Aim of the exercise:
Work out how many lines of the material below mention the word "STAGES"; reply with the number only.

Task data:
■ ■ ■
 static int32_t launch_coop(lqrb_context *h, int n, int m, int N, int64_t batch, int lti,
diff --git a/lqr.jl_b200/csrc/riccati_dmma_kernels.cuh b/lqr.jl_b200/csrc/riccati_dmma_kernels.cuh
--- a/lqr.jl_b200/csrc/riccati_dmma_kernels.cuh
+++ b/lqr.jl_b200/csrc/riccati_dmma_kernels.cuh
@@ -33,6 +33,26 @@
                      smem_u32(dst)),
                  "l"(src), "r"(bytes), "r"(smem_u32(bar))
                  : "memory");
+}
+__device__ __forceinline__ void bulk_g2s_hint(void *dst, const void *src, uint32_t bytes, uint64_t *bar, uint64_t pol) {
+    asm volatile(
+        "cp.async.bulk.shared::cluster.global.mbarrier::complete_tx::bytes.L2::cache_hint [%0], [%1], %2, [%3], %4;" ::"r"(
+            smem_u32(dst)),
+        "l"(src), "r"(bytes), "r"(smem_u32(bar)), "l"(pol)
+        : "memory");
+}
+__device__ __forceinline__ uint64_t l2_evict_last() {
+    uint64_t p;
+    asm volatile("createpolicy.fractional.L2::evict_last.b64 %0, 1.0;" : "=l"(p));
+    return p;
+}
+__device__ __forceinline__ uint64_t l2_evict_first() {
+    uint64_t p;
+    asm volatile("createpolicy.fractional.L2::evict_first.b64 %0, 1.0;" : "=l"(p));
+    return p;
+}
+__device__ __forceinline__ void st_hint(double *p, double v, uint64_t pol) {
+    asm volatile("st.global.L2::cache_hint.f64 [%0], %1, %2;" ::"l"(p), "d"(v), "l"(pol) : "memory");
 }
 
 template <int n, int m>
diff --git a/lqr.jl_b200/csrc/riccati_kernels.cuh b/lqr.jl_b200/csrc/riccati_kernels.cuh
--- a/lqr.jl_b200/csrc/riccati_kernels.cuh
+++ b/lqr.jl_b200/csrc/riccati_kernels.cuh
@@ -1,5 +1,6 @@
 #pragma once
 #include "smallmat.cuh"
+#include "riccati_dmma_kernels.cuh"
 
 template <int n, int m>
 struct RiccatiRows {
@@ -181,6 +182,203 @@
     double *zN = zb + (int64_t)(N - 1) * L::W * 32;
     SM_UNROLL
     for (int i = 0; i < n; ++i) __stcs(zN + i * 32, x[i]);
+}
+
+template <int n, int m, bool LTI>
+struct TpiRing {
+    using L = RiccatiRows<n, m>;
+    static constexpr int STAGES = 3;
+    static constexpr int AB = n * n + n * m;
+    static constexpr int REC = L::F * 32 + 2;
+    static constexpr int GAIN = L::GR * 32 + 2;
+    static constexpr int FWD = AB * 32 + 2 + GAIN;
+    static constexpr int STG = LTI ? GAIN : (REC > FWD ? REC : FWD);
+    static constexpr int DOUBLES = STAGES * STG + (LTI ? REC : 0);
+    static constexpr size_t BYTES = (size_t)DOUBLES * 8 + (STAGES + 1) * 8;
+};
+
+template <int n, int m, bool LTI>
+__global__ void __launch_bounds__(32, 1)
+    riccati_tpi_tiles_kernel(const double *__restrict__ knots, const double *__restrict__ term,
+                             double *__restrict__ Z, double *__restrict__ gains,
+                             int32_t *__restrict__ info, int N, int64_t batch) {
+    using L = RiccatiRows<n, m>;
+    using RG = TpiRing<n, m, LTI>;
+    constexpr int S = RG::STAGES, AB = RG::AB, F = L::F, GR = L::GR;
+    extern __shared__ __align__(16) unsigned char smem_raw[];
+    double *ring = reinterpret_cast<double *>(smem_raw);
+    double *lrec = ring + S * RG::STG;
+    uint64_t *bar = reinterpret_cast<uint64_t *>(ring + RG::DOUBLES);
+    const int lane = threadIdx.x;
+    if (lane == 0) {
+        SM_UNROLL
+        for (int s = 0; s <= S; ++s) rdmma::mbar_init(bar + s, 1);
+        asm volatile("fence.mbarrier_init.release.cluster;" ::: "memory");
+    }
+    __syncwarp();
+    const uint64_t keep = rdmma::l2_evict_last(), drop = rdmma::l2_evict_first();
+    const int Kn = LTI ? 1 : N - 1, steps = N - 1;
+    const int64_t tiles = (batch + 31) >> 5;
+    const int ks = (int)(((uintptr_t)knots >> 3) & 1), gsh = (int)(((uintptr_t)gains >> 3) & 1);
+    uint32_t issued = 0, used = 0, lti_par = 0;
+
+    auto fill_last = [&](double *dst, const double *chunk, int doubles) {
+        if (lane == 31) {
+            dst[doubles] = chunk[doubles - 1];
+            asm volatile("fence.proxy.async.shared::cta;" ::: "memory");
+        }
+    };
+
+    for (int64_t tile = blockIdx.x; tile < tiles; tile += gridDim.x) {
+        const int64_t inst = tile * 32 + lane;
+        const bool active = inst < batch;
+        const double *kb = knots + tile * Kn * F * 32;
+        double *gb = gains + tile * (int64_t)steps * GR * 32;
+        const double *tb = term + tile * L::TR * 32 + lane;
+        double *zb = Z + tile * ((int64_t)N * n + (int64_t)(N - 1) * m) * 32 + lane;
+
■ ■ ■
Answer box:
4